%%
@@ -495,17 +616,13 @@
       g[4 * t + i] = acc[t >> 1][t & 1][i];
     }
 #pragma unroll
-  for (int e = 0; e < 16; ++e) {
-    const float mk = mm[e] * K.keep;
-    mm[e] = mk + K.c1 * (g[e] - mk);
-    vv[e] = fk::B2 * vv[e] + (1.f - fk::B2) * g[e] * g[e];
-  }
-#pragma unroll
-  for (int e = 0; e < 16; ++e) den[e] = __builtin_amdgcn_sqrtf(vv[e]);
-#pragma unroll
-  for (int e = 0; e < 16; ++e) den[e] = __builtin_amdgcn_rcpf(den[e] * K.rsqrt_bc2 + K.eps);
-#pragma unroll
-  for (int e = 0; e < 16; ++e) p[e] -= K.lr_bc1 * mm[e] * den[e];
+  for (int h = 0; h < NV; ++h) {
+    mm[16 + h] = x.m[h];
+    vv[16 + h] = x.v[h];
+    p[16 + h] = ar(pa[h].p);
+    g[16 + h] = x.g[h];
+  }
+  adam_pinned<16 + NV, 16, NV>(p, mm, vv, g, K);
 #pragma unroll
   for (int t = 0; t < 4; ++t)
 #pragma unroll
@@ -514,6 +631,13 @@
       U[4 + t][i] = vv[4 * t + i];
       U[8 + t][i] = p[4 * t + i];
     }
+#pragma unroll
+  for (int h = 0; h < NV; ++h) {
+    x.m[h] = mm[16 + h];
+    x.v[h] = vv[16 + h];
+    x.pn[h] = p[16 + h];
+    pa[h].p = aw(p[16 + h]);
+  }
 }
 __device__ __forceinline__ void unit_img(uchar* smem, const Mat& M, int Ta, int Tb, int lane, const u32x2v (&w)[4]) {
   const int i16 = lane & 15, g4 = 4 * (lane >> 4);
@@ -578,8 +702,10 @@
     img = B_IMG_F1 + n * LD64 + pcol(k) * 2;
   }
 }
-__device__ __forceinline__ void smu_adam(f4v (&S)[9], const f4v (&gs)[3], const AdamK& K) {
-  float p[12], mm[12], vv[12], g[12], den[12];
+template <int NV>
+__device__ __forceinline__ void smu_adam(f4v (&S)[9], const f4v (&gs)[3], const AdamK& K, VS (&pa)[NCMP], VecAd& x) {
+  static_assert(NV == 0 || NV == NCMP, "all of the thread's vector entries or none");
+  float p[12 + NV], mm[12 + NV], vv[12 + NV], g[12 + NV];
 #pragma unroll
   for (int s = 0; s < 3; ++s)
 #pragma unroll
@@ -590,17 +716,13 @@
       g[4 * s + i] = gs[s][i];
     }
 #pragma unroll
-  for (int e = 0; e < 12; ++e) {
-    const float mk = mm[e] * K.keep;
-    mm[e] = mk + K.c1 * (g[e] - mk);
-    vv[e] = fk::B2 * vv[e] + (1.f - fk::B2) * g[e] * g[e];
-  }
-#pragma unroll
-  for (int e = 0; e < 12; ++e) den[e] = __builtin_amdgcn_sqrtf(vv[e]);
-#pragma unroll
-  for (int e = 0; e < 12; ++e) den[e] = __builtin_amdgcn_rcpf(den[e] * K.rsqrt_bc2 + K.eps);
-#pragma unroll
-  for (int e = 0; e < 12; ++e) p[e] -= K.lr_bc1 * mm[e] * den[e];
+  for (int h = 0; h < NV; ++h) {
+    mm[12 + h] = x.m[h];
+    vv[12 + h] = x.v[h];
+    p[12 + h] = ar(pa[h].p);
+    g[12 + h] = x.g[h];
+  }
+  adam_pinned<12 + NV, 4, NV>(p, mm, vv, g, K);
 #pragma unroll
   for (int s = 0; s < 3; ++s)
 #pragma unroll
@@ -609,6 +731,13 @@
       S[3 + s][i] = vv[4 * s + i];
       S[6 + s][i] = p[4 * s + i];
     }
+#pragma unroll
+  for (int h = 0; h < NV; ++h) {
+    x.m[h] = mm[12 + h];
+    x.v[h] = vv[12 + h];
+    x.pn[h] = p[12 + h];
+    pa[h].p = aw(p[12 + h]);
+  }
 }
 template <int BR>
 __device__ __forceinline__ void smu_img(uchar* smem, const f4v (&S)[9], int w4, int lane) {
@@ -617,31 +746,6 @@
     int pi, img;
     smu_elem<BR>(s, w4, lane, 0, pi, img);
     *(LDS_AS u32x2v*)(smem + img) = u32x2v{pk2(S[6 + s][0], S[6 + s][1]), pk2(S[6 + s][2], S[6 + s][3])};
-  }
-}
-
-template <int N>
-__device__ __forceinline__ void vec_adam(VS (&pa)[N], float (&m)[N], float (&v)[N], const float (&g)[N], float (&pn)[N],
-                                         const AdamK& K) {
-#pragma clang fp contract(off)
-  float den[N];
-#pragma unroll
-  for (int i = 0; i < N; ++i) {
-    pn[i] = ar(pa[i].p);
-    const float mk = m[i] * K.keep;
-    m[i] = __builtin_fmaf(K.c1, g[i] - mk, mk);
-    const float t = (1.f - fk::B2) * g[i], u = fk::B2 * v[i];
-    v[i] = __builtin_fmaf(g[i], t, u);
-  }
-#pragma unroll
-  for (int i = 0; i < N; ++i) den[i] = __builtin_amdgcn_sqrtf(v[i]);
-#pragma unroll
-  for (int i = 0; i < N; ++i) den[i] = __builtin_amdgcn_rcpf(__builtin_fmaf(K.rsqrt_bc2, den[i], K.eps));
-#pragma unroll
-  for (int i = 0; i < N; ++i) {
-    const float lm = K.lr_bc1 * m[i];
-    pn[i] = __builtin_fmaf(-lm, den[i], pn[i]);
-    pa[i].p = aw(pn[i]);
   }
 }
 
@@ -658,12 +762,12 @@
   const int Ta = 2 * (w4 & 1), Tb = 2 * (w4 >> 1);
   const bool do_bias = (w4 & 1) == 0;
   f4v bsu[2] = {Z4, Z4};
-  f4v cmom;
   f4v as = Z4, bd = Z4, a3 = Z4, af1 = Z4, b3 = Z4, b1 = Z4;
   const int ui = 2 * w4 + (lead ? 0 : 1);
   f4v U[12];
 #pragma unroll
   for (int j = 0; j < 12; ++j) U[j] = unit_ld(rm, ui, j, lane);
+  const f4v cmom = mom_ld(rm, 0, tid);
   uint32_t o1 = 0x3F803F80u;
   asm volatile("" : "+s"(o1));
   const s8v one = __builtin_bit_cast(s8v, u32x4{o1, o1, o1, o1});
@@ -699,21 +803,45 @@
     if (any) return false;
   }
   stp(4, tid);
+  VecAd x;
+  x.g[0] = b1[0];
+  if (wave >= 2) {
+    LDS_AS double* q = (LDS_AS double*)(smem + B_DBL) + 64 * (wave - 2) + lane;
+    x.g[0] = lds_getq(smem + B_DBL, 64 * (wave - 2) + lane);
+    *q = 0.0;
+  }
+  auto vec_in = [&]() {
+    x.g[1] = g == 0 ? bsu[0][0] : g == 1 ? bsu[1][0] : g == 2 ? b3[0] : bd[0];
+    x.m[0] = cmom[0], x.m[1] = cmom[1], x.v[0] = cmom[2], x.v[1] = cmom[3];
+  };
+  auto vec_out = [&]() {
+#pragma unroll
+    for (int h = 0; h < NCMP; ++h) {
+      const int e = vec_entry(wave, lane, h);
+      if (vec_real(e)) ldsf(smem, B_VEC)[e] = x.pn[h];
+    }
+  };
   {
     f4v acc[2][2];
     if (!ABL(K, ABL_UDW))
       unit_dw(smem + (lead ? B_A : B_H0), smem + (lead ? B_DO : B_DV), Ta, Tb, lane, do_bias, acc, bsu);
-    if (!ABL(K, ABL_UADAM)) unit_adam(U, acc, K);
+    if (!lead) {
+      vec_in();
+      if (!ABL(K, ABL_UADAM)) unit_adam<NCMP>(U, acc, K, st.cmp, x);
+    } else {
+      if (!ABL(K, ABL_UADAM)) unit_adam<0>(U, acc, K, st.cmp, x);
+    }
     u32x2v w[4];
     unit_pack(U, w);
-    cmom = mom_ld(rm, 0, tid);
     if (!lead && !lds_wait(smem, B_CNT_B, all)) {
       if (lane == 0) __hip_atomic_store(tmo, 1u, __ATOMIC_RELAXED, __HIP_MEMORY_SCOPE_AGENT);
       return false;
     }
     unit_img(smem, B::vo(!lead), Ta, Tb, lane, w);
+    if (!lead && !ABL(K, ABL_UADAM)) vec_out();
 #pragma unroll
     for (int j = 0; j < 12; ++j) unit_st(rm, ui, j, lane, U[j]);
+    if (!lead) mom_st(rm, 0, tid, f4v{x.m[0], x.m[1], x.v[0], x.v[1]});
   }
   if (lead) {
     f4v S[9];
%%
%%
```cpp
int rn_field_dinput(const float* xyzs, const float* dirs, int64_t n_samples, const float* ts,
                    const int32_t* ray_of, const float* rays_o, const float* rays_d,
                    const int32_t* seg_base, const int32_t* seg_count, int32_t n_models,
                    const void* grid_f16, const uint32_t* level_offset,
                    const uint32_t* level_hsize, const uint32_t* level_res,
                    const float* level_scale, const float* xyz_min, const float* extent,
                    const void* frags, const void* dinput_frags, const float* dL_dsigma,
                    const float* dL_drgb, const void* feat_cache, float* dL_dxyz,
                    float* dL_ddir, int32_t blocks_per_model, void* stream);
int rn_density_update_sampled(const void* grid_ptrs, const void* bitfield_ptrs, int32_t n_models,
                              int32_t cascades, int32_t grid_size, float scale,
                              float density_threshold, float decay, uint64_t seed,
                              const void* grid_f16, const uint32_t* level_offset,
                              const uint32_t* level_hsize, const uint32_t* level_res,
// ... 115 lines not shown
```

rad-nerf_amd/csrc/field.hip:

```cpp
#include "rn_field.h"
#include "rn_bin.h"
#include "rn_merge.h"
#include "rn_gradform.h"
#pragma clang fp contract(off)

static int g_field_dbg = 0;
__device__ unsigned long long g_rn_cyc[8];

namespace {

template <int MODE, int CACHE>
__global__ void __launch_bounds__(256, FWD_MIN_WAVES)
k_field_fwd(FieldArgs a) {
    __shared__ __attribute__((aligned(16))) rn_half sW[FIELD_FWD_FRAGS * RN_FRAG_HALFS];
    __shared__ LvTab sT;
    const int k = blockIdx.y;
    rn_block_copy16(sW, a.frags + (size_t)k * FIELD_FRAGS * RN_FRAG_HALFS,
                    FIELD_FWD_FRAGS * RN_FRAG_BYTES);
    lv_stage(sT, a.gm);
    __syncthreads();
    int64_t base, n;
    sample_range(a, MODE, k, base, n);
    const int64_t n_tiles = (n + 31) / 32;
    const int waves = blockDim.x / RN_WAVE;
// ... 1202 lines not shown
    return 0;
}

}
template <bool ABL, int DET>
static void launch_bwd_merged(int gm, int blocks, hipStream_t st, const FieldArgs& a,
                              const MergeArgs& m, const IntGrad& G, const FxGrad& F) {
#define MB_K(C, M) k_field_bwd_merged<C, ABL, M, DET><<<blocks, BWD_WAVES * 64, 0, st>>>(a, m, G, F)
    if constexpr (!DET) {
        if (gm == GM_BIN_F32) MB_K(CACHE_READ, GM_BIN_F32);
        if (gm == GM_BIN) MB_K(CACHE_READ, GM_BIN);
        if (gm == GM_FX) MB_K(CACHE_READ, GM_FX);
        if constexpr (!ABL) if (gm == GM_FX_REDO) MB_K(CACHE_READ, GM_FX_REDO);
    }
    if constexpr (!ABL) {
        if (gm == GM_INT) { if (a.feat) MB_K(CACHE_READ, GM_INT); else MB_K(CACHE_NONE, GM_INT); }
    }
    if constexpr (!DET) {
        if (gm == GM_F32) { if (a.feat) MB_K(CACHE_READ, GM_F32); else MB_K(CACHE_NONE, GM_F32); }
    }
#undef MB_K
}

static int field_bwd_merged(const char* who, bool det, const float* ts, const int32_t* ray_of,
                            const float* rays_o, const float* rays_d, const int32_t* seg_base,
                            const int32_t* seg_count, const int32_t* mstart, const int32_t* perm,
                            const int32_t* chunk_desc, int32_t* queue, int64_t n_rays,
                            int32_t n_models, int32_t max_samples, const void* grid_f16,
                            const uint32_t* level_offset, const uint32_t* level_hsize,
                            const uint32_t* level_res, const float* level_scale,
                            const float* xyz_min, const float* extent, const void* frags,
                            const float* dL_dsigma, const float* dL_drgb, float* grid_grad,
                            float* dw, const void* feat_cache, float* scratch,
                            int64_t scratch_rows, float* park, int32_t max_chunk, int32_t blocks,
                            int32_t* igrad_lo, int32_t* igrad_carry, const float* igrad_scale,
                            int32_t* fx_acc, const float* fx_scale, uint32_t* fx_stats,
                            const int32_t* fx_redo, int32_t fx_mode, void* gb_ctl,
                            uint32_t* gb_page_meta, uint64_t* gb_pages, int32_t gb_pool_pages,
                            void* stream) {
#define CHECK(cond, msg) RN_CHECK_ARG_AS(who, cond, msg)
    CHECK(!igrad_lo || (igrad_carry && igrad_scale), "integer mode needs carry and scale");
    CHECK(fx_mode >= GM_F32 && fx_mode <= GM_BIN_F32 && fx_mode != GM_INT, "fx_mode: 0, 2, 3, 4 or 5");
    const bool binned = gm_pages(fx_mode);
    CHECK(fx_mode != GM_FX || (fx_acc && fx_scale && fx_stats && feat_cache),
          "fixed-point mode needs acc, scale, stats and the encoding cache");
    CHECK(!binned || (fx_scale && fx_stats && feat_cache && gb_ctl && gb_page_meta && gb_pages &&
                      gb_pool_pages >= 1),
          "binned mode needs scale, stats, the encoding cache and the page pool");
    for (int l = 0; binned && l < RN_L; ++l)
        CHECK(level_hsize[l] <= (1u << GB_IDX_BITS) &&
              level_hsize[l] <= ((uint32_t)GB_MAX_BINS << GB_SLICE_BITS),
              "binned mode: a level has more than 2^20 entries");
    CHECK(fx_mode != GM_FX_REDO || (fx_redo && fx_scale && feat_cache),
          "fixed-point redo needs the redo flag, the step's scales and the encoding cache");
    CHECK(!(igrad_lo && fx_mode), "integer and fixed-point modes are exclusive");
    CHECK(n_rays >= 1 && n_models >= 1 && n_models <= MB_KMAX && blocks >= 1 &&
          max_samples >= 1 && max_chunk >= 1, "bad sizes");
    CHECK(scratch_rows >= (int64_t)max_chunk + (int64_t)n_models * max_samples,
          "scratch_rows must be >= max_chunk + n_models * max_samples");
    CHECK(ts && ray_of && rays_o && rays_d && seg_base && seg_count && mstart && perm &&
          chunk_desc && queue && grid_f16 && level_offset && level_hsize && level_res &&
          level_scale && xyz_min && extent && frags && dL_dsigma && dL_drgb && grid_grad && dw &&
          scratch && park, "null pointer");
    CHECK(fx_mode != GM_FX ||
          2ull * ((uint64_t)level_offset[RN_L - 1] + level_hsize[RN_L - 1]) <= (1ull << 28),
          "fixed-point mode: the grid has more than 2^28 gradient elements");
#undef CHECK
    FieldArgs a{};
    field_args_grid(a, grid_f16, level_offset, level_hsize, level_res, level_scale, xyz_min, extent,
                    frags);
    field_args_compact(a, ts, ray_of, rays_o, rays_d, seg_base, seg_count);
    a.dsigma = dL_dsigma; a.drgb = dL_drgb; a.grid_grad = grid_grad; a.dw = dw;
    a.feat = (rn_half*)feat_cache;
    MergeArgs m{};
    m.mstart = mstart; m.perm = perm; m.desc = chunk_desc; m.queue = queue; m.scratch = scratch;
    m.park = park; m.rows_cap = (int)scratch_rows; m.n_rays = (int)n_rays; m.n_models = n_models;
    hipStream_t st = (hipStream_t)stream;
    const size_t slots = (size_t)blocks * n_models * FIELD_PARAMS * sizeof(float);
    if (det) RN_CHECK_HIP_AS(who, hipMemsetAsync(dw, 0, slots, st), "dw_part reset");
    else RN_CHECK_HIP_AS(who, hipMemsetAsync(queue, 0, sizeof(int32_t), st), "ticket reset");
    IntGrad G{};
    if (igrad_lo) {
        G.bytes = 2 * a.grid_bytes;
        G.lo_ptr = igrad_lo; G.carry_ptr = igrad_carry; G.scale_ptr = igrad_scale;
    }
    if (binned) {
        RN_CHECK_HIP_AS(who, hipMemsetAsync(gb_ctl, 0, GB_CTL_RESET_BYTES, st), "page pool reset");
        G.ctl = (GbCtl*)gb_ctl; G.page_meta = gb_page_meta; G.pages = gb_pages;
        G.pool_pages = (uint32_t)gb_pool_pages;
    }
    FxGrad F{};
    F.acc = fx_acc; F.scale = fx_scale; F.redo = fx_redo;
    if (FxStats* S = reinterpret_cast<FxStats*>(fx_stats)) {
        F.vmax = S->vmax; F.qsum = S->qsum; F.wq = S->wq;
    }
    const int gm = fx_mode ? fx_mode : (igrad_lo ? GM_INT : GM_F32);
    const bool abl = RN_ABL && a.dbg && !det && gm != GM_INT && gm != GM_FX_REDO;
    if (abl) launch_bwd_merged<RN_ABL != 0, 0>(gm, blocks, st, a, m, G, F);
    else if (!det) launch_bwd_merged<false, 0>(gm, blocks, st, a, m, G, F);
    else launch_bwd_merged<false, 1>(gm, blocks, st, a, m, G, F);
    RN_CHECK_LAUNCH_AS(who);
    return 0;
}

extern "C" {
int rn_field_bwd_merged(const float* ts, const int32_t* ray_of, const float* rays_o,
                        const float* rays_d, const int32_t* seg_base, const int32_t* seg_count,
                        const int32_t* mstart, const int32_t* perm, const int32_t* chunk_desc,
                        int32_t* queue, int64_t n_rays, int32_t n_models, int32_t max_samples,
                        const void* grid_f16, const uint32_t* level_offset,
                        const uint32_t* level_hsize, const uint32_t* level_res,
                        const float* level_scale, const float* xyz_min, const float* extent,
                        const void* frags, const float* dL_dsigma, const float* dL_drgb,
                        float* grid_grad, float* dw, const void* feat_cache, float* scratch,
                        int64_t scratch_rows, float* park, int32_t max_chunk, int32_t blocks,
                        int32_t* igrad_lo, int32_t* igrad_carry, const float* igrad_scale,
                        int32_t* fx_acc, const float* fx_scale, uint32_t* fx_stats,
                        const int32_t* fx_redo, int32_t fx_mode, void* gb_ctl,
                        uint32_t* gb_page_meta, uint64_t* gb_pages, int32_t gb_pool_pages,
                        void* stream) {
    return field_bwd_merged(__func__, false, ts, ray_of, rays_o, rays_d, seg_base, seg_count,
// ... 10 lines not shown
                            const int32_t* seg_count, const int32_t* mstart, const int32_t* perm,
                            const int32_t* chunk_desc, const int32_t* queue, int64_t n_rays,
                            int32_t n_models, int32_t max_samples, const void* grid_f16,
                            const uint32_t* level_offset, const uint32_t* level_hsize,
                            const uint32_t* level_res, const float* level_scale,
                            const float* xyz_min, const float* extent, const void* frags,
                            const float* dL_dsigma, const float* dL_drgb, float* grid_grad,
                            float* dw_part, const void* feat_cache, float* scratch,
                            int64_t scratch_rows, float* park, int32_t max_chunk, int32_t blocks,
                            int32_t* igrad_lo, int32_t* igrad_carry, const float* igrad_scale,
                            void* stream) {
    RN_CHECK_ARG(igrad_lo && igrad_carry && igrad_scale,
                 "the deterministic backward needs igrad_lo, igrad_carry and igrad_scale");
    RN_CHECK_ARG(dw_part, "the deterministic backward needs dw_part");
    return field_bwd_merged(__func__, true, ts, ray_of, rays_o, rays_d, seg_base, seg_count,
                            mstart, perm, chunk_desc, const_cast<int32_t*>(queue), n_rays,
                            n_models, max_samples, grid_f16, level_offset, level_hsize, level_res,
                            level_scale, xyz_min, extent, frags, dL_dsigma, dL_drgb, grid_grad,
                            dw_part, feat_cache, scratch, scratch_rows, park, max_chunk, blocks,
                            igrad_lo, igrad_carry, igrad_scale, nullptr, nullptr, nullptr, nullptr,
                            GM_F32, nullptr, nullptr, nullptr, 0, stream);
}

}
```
%%
%%
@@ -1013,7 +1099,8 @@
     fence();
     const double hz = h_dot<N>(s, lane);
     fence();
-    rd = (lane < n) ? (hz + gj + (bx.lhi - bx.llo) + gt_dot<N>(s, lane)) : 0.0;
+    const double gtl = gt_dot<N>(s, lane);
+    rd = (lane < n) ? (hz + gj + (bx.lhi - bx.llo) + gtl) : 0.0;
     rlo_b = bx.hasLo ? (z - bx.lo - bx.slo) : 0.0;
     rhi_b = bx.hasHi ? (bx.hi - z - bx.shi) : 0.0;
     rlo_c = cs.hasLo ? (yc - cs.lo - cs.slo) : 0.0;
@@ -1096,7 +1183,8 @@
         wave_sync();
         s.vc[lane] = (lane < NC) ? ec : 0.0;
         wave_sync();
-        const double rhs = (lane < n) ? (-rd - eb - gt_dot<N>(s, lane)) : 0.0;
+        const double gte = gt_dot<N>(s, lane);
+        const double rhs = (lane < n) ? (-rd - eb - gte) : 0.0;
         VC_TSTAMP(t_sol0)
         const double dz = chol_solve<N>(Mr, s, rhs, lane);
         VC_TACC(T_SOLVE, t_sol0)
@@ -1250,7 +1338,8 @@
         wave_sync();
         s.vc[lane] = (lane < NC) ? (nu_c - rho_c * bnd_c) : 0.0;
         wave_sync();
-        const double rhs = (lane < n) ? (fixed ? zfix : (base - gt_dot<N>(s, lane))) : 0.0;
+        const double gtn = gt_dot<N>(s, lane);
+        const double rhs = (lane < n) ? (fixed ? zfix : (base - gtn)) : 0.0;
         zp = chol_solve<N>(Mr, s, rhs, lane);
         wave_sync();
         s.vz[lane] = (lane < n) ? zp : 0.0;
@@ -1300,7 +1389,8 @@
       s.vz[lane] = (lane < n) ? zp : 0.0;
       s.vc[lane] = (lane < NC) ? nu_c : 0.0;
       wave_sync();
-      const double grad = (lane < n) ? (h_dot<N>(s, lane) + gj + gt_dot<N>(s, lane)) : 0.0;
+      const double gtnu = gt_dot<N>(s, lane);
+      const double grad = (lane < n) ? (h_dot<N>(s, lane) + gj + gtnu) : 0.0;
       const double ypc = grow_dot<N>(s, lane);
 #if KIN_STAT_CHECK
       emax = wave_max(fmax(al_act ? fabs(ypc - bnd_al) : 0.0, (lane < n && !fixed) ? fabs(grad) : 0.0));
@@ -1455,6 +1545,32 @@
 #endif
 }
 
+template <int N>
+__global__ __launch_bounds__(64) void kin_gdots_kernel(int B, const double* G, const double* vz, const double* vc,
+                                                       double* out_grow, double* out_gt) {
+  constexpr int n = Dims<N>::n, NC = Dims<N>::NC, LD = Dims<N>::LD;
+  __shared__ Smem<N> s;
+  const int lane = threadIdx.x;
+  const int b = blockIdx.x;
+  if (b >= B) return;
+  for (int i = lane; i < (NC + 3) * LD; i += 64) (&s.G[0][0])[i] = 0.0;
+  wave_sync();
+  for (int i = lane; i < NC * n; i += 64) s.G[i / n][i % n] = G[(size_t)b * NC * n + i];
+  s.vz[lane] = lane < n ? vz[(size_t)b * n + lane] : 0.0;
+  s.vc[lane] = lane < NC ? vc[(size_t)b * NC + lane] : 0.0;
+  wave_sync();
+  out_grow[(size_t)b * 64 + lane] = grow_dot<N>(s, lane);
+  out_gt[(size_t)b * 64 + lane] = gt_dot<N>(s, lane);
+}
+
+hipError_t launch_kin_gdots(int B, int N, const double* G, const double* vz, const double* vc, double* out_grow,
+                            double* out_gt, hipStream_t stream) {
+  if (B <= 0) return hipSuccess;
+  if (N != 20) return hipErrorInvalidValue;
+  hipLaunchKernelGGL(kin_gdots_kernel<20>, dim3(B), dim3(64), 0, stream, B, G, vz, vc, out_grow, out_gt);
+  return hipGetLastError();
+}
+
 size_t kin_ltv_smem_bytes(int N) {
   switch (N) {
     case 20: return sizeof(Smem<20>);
%%
* _TASK DIRECTIONS_: Look above for the line holding "kin_gdots_kernel(int B, const" and the line holding "(b >= B) return;", then output exactly those two lines and every line between them, nothing more.

* _ANSWER FOR THIS EXERCISE_:
+__global__ __launch_bounds__(64) void kin_gdots_kernel(int B, const double* G, const double* vz, const double* vc,
+                                                       double* out_grow, double* out_gt) {
+  constexpr int n = Dims<N>::n, NC = Dims<N>::NC, LD = Dims<N>::LD;
+  __shared__ Smem<N> s;
+  const int lane = threadIdx.x;
+  const int b = blockIdx.x;
+  if (b >= B) return;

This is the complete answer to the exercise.